15. A conductor roll according to claim 10 wherein said layer is deposited over said surface of said conductor roll using electroplating, thermal spraying, and cold spraying.

16. A conductor roll according to claim 15 wherein thermal spraying comprises plasma spraying, high velocity powder combustion, high velocity wire combustion, and wire arc.

17. A conductor roll according to claim 10 wherein a surface of said crown has a maximum Ra surface roughness of about 0.127 μm (5 μin).

18. A conductor roll according to claim 10 wherein said crown is able to conduct an electrical current up to about 70,000 amperes.

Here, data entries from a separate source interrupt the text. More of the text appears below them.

diff --git a/multi_robot_slam_separators_amd/csrc/k_verify.hip b/multi_robot_slam_separators_amd/csrc/k_verify.hip
--- a/multi_robot_slam_separators_amd/csrc/k_verify.hip
+++ b/multi_robot_slam_separators_amd/csrc/k_verify.hip
@@ -158,6 +158,25 @@
                        BaHandover{nullptr, nullptr, nullptr});
 }
 
+__device__ __forceinline__ void write_null_result(sf_result& out, int matches) {
+  static_assert(sizeof(sf_result) == 23 * 16 && offsetof(sf_result, covariance) == 56 && offsetof(sf_result, inliers) == 344 &&
+                offsetof(sf_result, matches) == 348 && offsetof(sf_result, inliers_pass1) == 352 &&
+                offsetof(sf_result, matches_pass1) == 356 && offsetof(sf_result, success) == 360,
+                "the 16-byte chunks below follow sf_result's layout");
+  const int c = (int)threadIdx.x;
+  if (c >= 23) return;
+  constexpr double D = SF_NULL_VAR <= 1e-9 ? 1e-9 : SF_NULL_VAR;
+  const unsigned long long d = (unsigned long long)__double_as_longlong(D);
+  const uint32_t dlo = (uint32_t)d, dhi = (uint32_t)(d >> 32);
+  const bool up = c == 3 || c == 10 || c == 17, low = c == 7 || c == 14 || c == 21;
+  uint4 v;
+  v.x = low ? dlo : 0u;
+  v.y = low ? dhi : (c == 22 ? (uint32_t)matches : 0u);
+  v.z = up ? dlo : 0u;
+  v.w = up ? dhi : (c == 21 ? (uint32_t)matches : 0u);
+  reinterpret_cast<uint4*>(&out)[c] = v;
+}
+
 template <int W, int NTL = 4, int MINW = 3>
 __global__ void __launch_bounds__(SF_BLOCK, MINW)
 k_match_split(StoreView st, const int32_t* __restrict__ pair_from, const int32_t* __restrict__ pair_to,
@@ -168,19 +187,22 @@
   extern __shared__ __attribute__((aligned(16))) int smem_i[];
   const int pair = blockIdx.x;
   SF_TRACE_MARK(P, pair, 0);
-  const bool survivor = match_v2_body<W, 0, SF_BLOCK, NTL, SF_MATCH_PIPE != 0>(st, pair, pair_from[pair], pair_to[pair], P.nndr, P.min_inliers,
+  int matches = 0;
+  const bool survivor = match_v2_body<W, 0, SF_BLOCK, NTL, SF_MATCH_PIPE != 0, true>(st, pair, pair_from[pair], pair_to[pair], P.nndr, P.min_inliers,
                                                          est, corr1 + (size_t)pair * st.kcap, hdr1[pair], pass1[pair],
                                                          list, counter, smem_i,
-                                                         P.dbg_trace ? P.dbg_trace + (size_t)pair * SF_TRACE_SLOTS : nullptr);
+                                                         P.dbg_trace ? P.dbg_trace + (size_t)pair * SF_TRACE_SLOTS : nullptr,
+                                                         &matches);
   SF_TRACE_MARK(P, pair, 36);
-  if (!survivor && threadIdx.x == 0) {
-    const PassState p = pass1[pair];
-    if (P.dbg_corr) {
-      const CorrHeader h = {0, 0, 0, 0};
-      hdr2[pair] = h; pass2[pair] = p; guided_flag[pair] = 0;
-    }
-    finalize_one(p, p, 0, out[pair]);
-    if (P.accept_on && P.accept.flags) P.accept.flags[pair] = 0;
+  if (!survivor) {
+    write_null_result(out[pair], matches);
+    if (threadIdx.x == 0) {
+      if (P.dbg_corr) {
+        const CorrHeader h = {0, 0, 0, 0};
+        hdr2[pair] = h; write_null_pass(pass2[pair], matches); guided_flag[pair] = 0;
+      }
+      if (P.accept_on && P.accept.flags) P.accept.flags[pair] = 0;
+    }
   }
 }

19. A method for reducing or eliminating the occurrence of arc pits in a metallic sheet during an electrocoating process comprising:

providing a metallic sheet;

feeding said metallic sheet between the opposing surfaces of a crowned conductor roll and a hold down roll;

wrapping said metallic sheet around said crowned conductor roll wherein said crowned conductor roll is deformed by the mechanical forces resulting from the sheet tension; and

applying an electrical current through said crowned conductor roll to electrochemically deposit a coating onto a surface of said metallic sheet.

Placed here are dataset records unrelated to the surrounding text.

from deepfm_amd import _lib
from deepfm_amd.data.packed import RecordLayout
from deepfm_amd.data.schema import FeatureType
from deepfm_amd.training.losses import bce_with_logits_mean
from deepfm_amd.training.rowsparse import RowSparseOptimizer


TOWER_MODE_DEFAULT = 0

_LIVE_STEPS: "weakref.WeakSet" = weakref.WeakSet()


def release_all_graphs() -> None:
    for step in list(_LIVE_STEPS):
        try:
            step.release_graphs()
        except Exception:
            pass


atexit.register(release_all_graphs)


class _GraphSlot:

    def __init__(self) -> None:
        self.graph: Optional[torch.cuda.CUDAGraph] = None
        self.nodes: List[C.c_void_p] = []
        self.done: Optional[torch.cuda.Event] = None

20. A method for reducing or eliminating the occurrence of arc pits in a metallic sheet during an electrocoating process according to claim 19 further comprising:

providing a first roll or coil of said metallic sheet;

unwinding said metallic sheet prior to feeding said metallic sheet between the opposing surfaces of said crowned conductor roll and said hold down roll; and

winding said metallic sheet into a second roll or coil after depositing said coating onto said surface of said metallic sheet.

21. A method for reducing or eliminating the occurrence of arc pits in a metallic sheet during an electrocoating process according to claim 19 further comprising curing said coating onto said surface of said metallic sheet after depositing said coating onto said metallic sheet.

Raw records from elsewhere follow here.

QSC_API int qsc_cupdate(int32_t R, int32_t K, float* C, float* mC, float* vC, const float* g,
                        const qsc_adam* adam, float lambda_c, const float* normsq_s_ext,
                        qsc_state* st, void* stream) {
  if (R < 1 || R > QSC_MAX_R || K < 1 || !C || !mC || !vC || !g || !adam || !st)
    return QSC_EINVAL;
  hipLaunchKernelGGL(cupdate_kernel, dim3(1), dim3(kFBlock), 0, STREAM(stream), R, K, C, mC, vC,
                     g, *adam, lambda_c, normsq_s_ext, st);
  QSC_CHECK_LAUNCH();
  return QSC_OK;
}

QSC_API int qsc_state_flush(const qsc_obs_desc* d, int32_t R, qsc_state* st, float* hist,
                            int32_t hist_cap, void* ws, size_t ws_bytes, void* stream) {
  if (!desc_ok(d) || R < 1 || R > QSC_MAX_R || !st || !ws || ws_bytes < ws_bytes_for(d, R))
    return QSC_EINVAL;
  PassWs w = carve(d, R, ws);
  hipLaunchKernelGGL(flush_kernel, dim3(1), dim3(1024), 0, STREAM(stream), st, w.snll, w.snsq,
                     d->ntiles, d->Pp / QSC_SLICE, hist, hist_cap);
  QSC_CHECK_LAUNCH();
  return QSC_OK;
}

QSC_API int qsc_supdate(const qsc_obs_desc* d, int32_t R, float* S, float* mS, float* vS,
                        const float* g, const qsc_adam* adam, float lambda_s, qsc_state* st,
                        void* ws, size_t ws_bytes, void* stream) {
  if (!desc_ok(d) || R < 1 || R > QSC_MAX_R || !S || !mS || !vS || !g || !adam || !st || !ws ||
      ws_bytes < ws_bytes_for(d, R))
    return QSC_EINVAL;
  PassWs w = carve(d, R, ws);
  const int nslices = d->Pp / QSC_SLICE;
  const dim3 grid((unsigned)ceil_div(nslices, kSWaves)), blk(kSBlock);
  QSC_LAUNCH_RP(supdate_kernel, rp_of(R), grid, blk, 0, STREAM(stream), nslices, S, mS, vS, g,
                *adam, lambda_s, st, w.snsq);
  QSC_CHECK_LAUNCH();
  return QSC_OK;
}

QSC_API int qsc_supdate_slices(const qsc_obs_desc* d, int32_t R, int32_t s0, int32_t s1,
                               float* S, float* mS, float* vS, const float* g_own,
                               const qsc_adam* adam, float lambda_s, qsc_state* st, void* ws,
                               size_t ws_bytes, void* stream) {
  const int nslices = d ? d->Pp / QSC_SLICE : 0;
  if (!desc_ok(d) || R < 1 || R > QSC_MAX_R || !S || !mS || !vS || !g_own || !adam || !st ||
      !ws || ws_bytes < ws_bytes_for(d, R) || s0 < 0 || s1 < s0 || s1 > nslices)
    return QSC_EINVAL;
  PassWs w = carve(d, R, ws);
  const int n = s1 - s0;
  const dim3 grid((unsigned)std::max<int64_t>(1, ceil_div(n, kSWaves))), blk(kSBlock);
  QSC_LAUNCH_RP(supdate_slices_kernel, rp_of(R), grid, blk, 0, STREAM(stream), s0, s1, S, mS, vS,
                g_own, *adam, lambda_s, st, w.snsq);
  QSC_CHECK_LAUNCH();
  return QSC_OK;
}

22. A method for reducing or eliminating the occurrence of arc pits in a metallic sheet during an electrocoating process according to claim 19 wherein providing a first roll or coil of aluminum, aluminum alloy, steel, or steel alloy sheet.

23. A metallic sheet manufactured by the process comprising:

providing a metallic sheet;

feeding said sheet between the opposing surfaces of a crowned conductor roll and a hold down roll;

wrapping said metallic sheet around said crowned conductor roll wherein said crowned conductor roll is deformed by the mechanical forces resulting from the sheet tension; and

applying an electrical current through said crowned conductor roll to electrochemically deposit a coating onto a surface of said metallic sheet.

24. A method for making a conductor roll for use in an electrocoating line process comprising:

providing a conductor roll;

measuring or modeling the amount of deflection of said conductor roll when a metallic sheet is wrapped around said conductor roll; and

fabricating a crown that surrounds and extends along a substantial length of said conductor roll, said crown being designed to compensate for the deflection of said conductor roll when said conductor roll is placed under a load.

25. A method of making a conductor roll according to claim 24 wherein fabricating a crown to compensate for said deflection of said metallic cylinder by depositing a layer onto a surface of said conductor roll thereby surrounding said conductor roll with said layer.

26. A method of making a conductor roll according to claim 25 wherein depositing said layer onto said surface of said conductor roll using electroplating, thermal spraying, or cold spraying.

27. A method of making a conductor roll according to claim 26 wherein depositing a layer of chromium, inconel, or an alloy based on iron, nickel or chromium; and

shaping said layer to compensate for said deflection of said conductor roll.

28. A method of making a conductor roll according to claim 24 wherein fabricating said crown so that a surface of said crown has a maximum Ra surface roughness of about 0.127 μm (5 μin).

29. A method of making a conductor roll according to claim 24 wherein fabricating a crowned jacket through which said conductor roll is inserted and affixed.